• [What you are asked to do]
Your job is to transcribe the material exactly, every line included.

• [Records to use]

+def lstm_layer_fwd(x, lens, w_ih, w_hh, b_ih, b_hh, owners=None, owners_hh=None, owners_b=None):
+    _require_device(x)
+    lib = _lib.load()
+    T, B, I = x.shape
+    H = w_hh.shape[2]
+    dev = x.device
+    X = x.reshape(T * B, I)
+    hip_gemm = bool(LSTM_GEMM and owners is not None and gemm_ok(I, 4 * H) and gemm_ok(H, 4 * H))
+    if hip_gemm:
+        bsum = _lstm_derived("bsum", owners_b, _stamp(owners_b), lambda: b_ih.detach() + b_hh.detach())
+        X = X.contiguous()
+        xproj = torch.empty((2, T * B, 4 * H), dtype=torch.float32, device=dev)
+        for d in range(2):
+            _gemm_nt(X, w_ih[d], bsum[d], owners[d], out=xproj[d])
+    else:
+        xproj = torch.baddbmm((b_ih + b_hh).unsqueeze(1), X.unsqueeze(0).expand(2, -1, -1), w_ih.transpose(1, 2))
+    w_hh_c = w_hh.contiguous()
+    out = torch.empty((2, T, B, H), dtype=torch.float32, device=dev)
+    c = torch.empty((2, T, B, H), dtype=torch.float32, device=dev)
+    gates = torch.empty((2, T, B, 4 * H), dtype=torch.float32, device=dev)
+    rc = -1
+    if LSTM_SEQ:
+        ws = workspace(lib.dwc_lstm_seq_ws_bytes(B, 2), dev)
+        rc = lib.dwc_lstm_seq_fwd(xproj.data_ptr(), w_hh_c.data_ptr(), lens.data_ptr(), out.data_ptr(), c.data_ptr(),
+                                  gates.data_ptr(), T, B, H, 2, ws.data_ptr(), ws.numel(), _lstm_status(dev)[0].data_ptr(),
+                                  LSTM_SEQ_MAX_WORKGROUPS, _stream())
+        if rc not in (0, _lib.EINVAL):
+            _lib.check(rc, "lstm_seq_fwd")
+    if rc != 0:
+        _lib.check(lib.dwc_lstm_fwd(xproj.data_ptr(), w_hh_c.data_ptr(), lens.data_ptr(), out.data_ptr(), c.data_ptr(),
+                                    gates.data_ptr(), T, B, H, 2, _stream()), "lstm_fwd")
+    saved = {"tensors": (X, lens, w_ih, w_hh_c, out, c, gates), "shape": (T, B, I, H), "hip_gemm": hip_gemm, "owners": owners,
+             "owners_hh": owners_hh, "hh_stamp": _stamp(owners_hh)}
+    return out, c, saved
+
+
+def lstm_layer_bwd(saved, d_out, d_c, need_x=True, need_w_ih=True, need_w_hh=True, need_b=True, split_dx=False):
+    lib = _lib.load()
+    X, lens, w_ih, w_hh, out, c, gates = saved["tensors"]
+    T, B, I, H = saved["shape"]
+    dev = X.device
+    d_out = None if d_out is None else d_out.contiguous()
+    d_c = None if d_c is None else d_c.contiguous()
+    w_hh_t = _lstm_derived("w_hh_t", saved["owners_hh"], saved["hh_stamp"], lambda: w_hh.transpose(1, 2).contiguous())
+    dgates = torch.empty((2, T, B, 4 * H), dtype=torch.float32, device=dev)
+    carry = torch.empty((2, B, H), dtype=torch.float32, device=dev)
+    rc = -1
+    if LSTM_SEQ:
+        ws = workspace(lib.dwc_lstm_seq_ws_bytes(B, 2), dev)
+        rc = lib.dwc_lstm_seq_bwd(_p(d_out), _p(d_c), w_hh_t.data_ptr(), lens.data_ptr(), c.data_ptr(), gates.data_ptr(),
+                                  dgates.data_ptr(), T, B, H, 2, ws.data_ptr(), ws.numel(), _lstm_status(dev)[0].data_ptr(),
+                                  LSTM_SEQ_MAX_WORKGROUPS, _stream())
+        if rc not in (0, _lib.EINVAL):
+            _lib.check(rc, "lstm_seq_bwd")
+    if rc != 0:
+        _lib.check(lib.dwc_lstm_bwd(_p(d_out), _p(d_c), w_hh_t.data_ptr(), lens.data_ptr(), c.data_ptr(), gates.data_ptr(),
+                                    dgates.data_ptr(), carry.data_ptr(), T, B, H, 2, _stream()), "lstm_bwd")
+    dG = dgates.view(2, T * B, 4 * H)
+    dGt = dG.transpose(1, 2)
+    hip = saved["hip_gemm"]
+
+    def relaid(raw, K):
+        return raw.transpose(2, 3).reshape(2, 4 * H, K)
+
+    dw_ih = None
+    if need_w_ih:
+        if hip:
+            raw = torch.empty((2, 4 * H, _pow2_div(I), I // _pow2_div(I)), dtype=torch.float32, device=dev)
+            for d in range(2):
+                _gemm_tn(dG[d], X, raw=raw[d])
+            dw_ih = relaid(raw, I)
+        else:
+            dw_ih = torch.matmul(dGt, X)
+    db = dG.sum(1) if need_b else None
+    dw_hh = None
+    if need_w_hh:
+        hprev = torch.empty((2, T, B, H), dtype=torch.float32, device=dev)
+        _lib.check(lib.dwc_txt_prev_state(out.data_ptr(), hprev.data_ptr(), T, B, H, _stream()), "txt_prev_state")
+        hp = hprev.view(2, T * B, H)
+        if hip:
+            raw = torch.empty((2, 4 * H, _pow2_div(H), H // _pow2_div(H)), dtype=torch.float32, device=dev)
+            for d in range(2):
+                _gemm_tn(dG[d], hp[d], raw=raw[d])
+            dw_hh = relaid(raw, H)
+        else:
+            dw_hh = torch.bmm(dGt, hp)
+    dx = None
+    if need_x:
+        if hip:
+            parts = (_gemm_nn(dG[0], w_ih[0], saved["owners"][0]).view(T, B, I), _gemm_nn(dG[1], w_ih[1], saved["owners"][1]).view(T, B, I))
+            dx = parts if split_dx else parts[0] + parts[1]
+        else:
+            dx = torch.bmm(dG, w_ih).sum(0).view(T, B, I)
+            dx = (dx, None) if split_dx else dx
+    return dx, dw_ih, dw_hh, db
+
+
 class _LSTMBidir(torch.autograd.Function):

• [Solution to the problem]
+def lstm_layer_fwd(x, lens, w_ih, w_hh, b_ih, b_hh, owners=None, owners_hh=None, owners_b=None):
+    _require_device(x)
+    lib = _lib.load()
+    T, B, I = x.shape
+    H = w_hh.shape[2]
+    dev = x.device
+    X = x.reshape(T * B, I)
+    hip_gemm = bool(LSTM_GEMM and owners is not None and gemm_ok(I, 4 * H) and gemm_ok(H, 4 * H))
+    if hip_gemm:
+        bsum = _lstm_derived("bsum", owners_b, _stamp(owners_b), lambda: b_ih.detach() + b_hh.detach())
+        X = X.contiguous()
+        xproj = torch.empty((2, T * B, 4 * H), dtype=torch.float32, device=dev)
+        for d in range(2):
+            _gemm_nt(X, w_ih[d], bsum[d], owners[d], out=xproj[d])
+    else:
+        xproj = torch.baddbmm((b_ih + b_hh).unsqueeze(1), X.unsqueeze(0).expand(2, -1, -1), w_ih.transpose(1, 2))
+    w_hh_c = w_hh.contiguous()
+    out = torch.empty((2, T, B, H), dtype=torch.float32, device=dev)
+    c = torch.empty((2, T, B, H), dtype=torch.float32, device=dev)
+    gates = torch.empty((2, T, B, 4 * H), dtype=torch.float32, device=dev)
+    rc = -1
+    if LSTM_SEQ:
+        ws = workspace(lib.dwc_lstm_seq_ws_bytes(B, 2), dev)
+        rc = lib.dwc_lstm_seq_fwd(xproj.data_ptr(), w_hh_c.data_ptr(), lens.data_ptr(), out.data_ptr(), c.data_ptr(),
+                                  gates.data_ptr(), T, B, H, 2, ws.data_ptr(), ws.numel(), _lstm_status(dev)[0].data_ptr(),
+                                  LSTM_SEQ_MAX_WORKGROUPS, _stream())
+        if rc not in (0, _lib.EINVAL):
+            _lib.check(rc, "lstm_seq_fwd")
+    if rc != 0:
+        _lib.check(lib.dwc_lstm_fwd(xproj.data_ptr(), w_hh_c.data_ptr(), lens.data_ptr(), out.data_ptr(), c.data_ptr(),
+                                    gates.data_ptr(), T, B, H, 2, _stream()), "lstm_fwd")
+    saved = {"tensors": (X, lens, w_ih, w_hh_c, out, c, gates), "shape": (T, B, I, H), "hip_gemm": hip_gemm, "owners": owners,
+             "owners_hh": owners_hh, "hh_stamp": _stamp(owners_hh)}
+    return out, c, saved
+
+
+def lstm_layer_bwd(saved, d_out, d_c, need_x=True, need_w_ih=True, need_w_hh=True, need_b=True, split_dx=False):
+    lib = _lib.load()
+    X, lens, w_ih, w_hh, out, c, gates = saved["tensors"]
+    T, B, I, H = saved["shape"]
+    dev = X.device
+    d_out = None if d_out is None else d_out.contiguous()
+    d_c = None if d_c is None else d_c.contiguous()
+    w_hh_t = _lstm_derived("w_hh_t", saved["owners_hh"], saved["hh_stamp"], lambda: w_hh.transpose(1, 2).contiguous())
+    dgates = torch.empty((2, T, B, 4 * H), dtype=torch.float32, device=dev)
+    carry = torch.empty((2, B, H), dtype=torch.float32, device=dev)
+    rc = -1
+    if LSTM_SEQ:
+        ws = workspace(lib.dwc_lstm_seq_ws_bytes(B, 2), dev)
+        rc = lib.dwc_lstm_seq_bwd(_p(d_out), _p(d_c), w_hh_t.data_ptr(), lens.data_ptr(), c.data_ptr(), gates.data_ptr(),
+                                  dgates.data_ptr(), T, B, H, 2, ws.data_ptr(), ws.numel(), _lstm_status(dev)[0].data_ptr(),
+                                  LSTM_SEQ_MAX_WORKGROUPS, _stream())
+        if rc not in (0, _lib.EINVAL):
+            _lib.check(rc, "lstm_seq_bwd")
+    if rc != 0:
+        _lib.check(lib.dwc_lstm_bwd(_p(d_out), _p(d_c), w_hh_t.data_ptr(), lens.data_ptr(), c.data_ptr(), gates.data_ptr(),
+                                    dgates.data_ptr(), carry.data_ptr(), T, B, H, 2, _stream()), "lstm_bwd")
+    dG = dgates.view(2, T * B, 4 * H)
+    dGt = dG.transpose(1, 2)
+    hip = saved["hip_gemm"]
+
+    def relaid(raw, K):
+        return raw.transpose(2, 3).reshape(2, 4 * H, K)
+
+    dw_ih = None
+    if need_w_ih:
+        if hip:
+            raw = torch.empty((2, 4 * H, _pow2_div(I), I // _pow2_div(I)), dtype=torch.float32, device=dev)
+            for d in range(2):
+                _gemm_tn(dG[d], X, raw=raw[d])
+            dw_ih = relaid(raw, I)
+        else:
+            dw_ih = torch.matmul(dGt, X)
+    db = dG.sum(1) if need_b else None
+    dw_hh = None
+    if need_w_hh:
+        hprev = torch.empty((2, T, B, H), dtype=torch.float32, device=dev)
+        _lib.check(lib.dwc_txt_prev_state(out.data_ptr(), hprev.data_ptr(), T, B, H, _stream()), "txt_prev_state")
+        hp = hprev.view(2, T * B, H)
+        if hip:
+            raw = torch.empty((2, 4 * H, _pow2_div(H), H // _pow2_div(H)), dtype=torch.float32, device=dev)
+            for d in range(2):
+                _gemm_tn(dG[d], hp[d], raw=raw[d])
+            dw_hh = relaid(raw, H)
+        else:
+            dw_hh = torch.bmm(dGt, hp)
+    dx = None
+    if need_x:
+        if hip:
+            parts = (_gemm_nn(dG[0], w_ih[0], saved["owners"][0]).view(T, B, I), _gemm_nn(dG[1], w_ih[1], saved["owners"][1]).view(T, B, I))
+            dx = parts if split_dx else parts[0] + parts[1]
+        else:
+            dx = torch.bmm(dG, w_ih).sum(0).view(T, B, I)
+            dx = (dx, None) if split_dx else dx
+    return dx, dw_ih, dw_hh, db
+
+
 class _LSTMBidir(torch.autograd.Function):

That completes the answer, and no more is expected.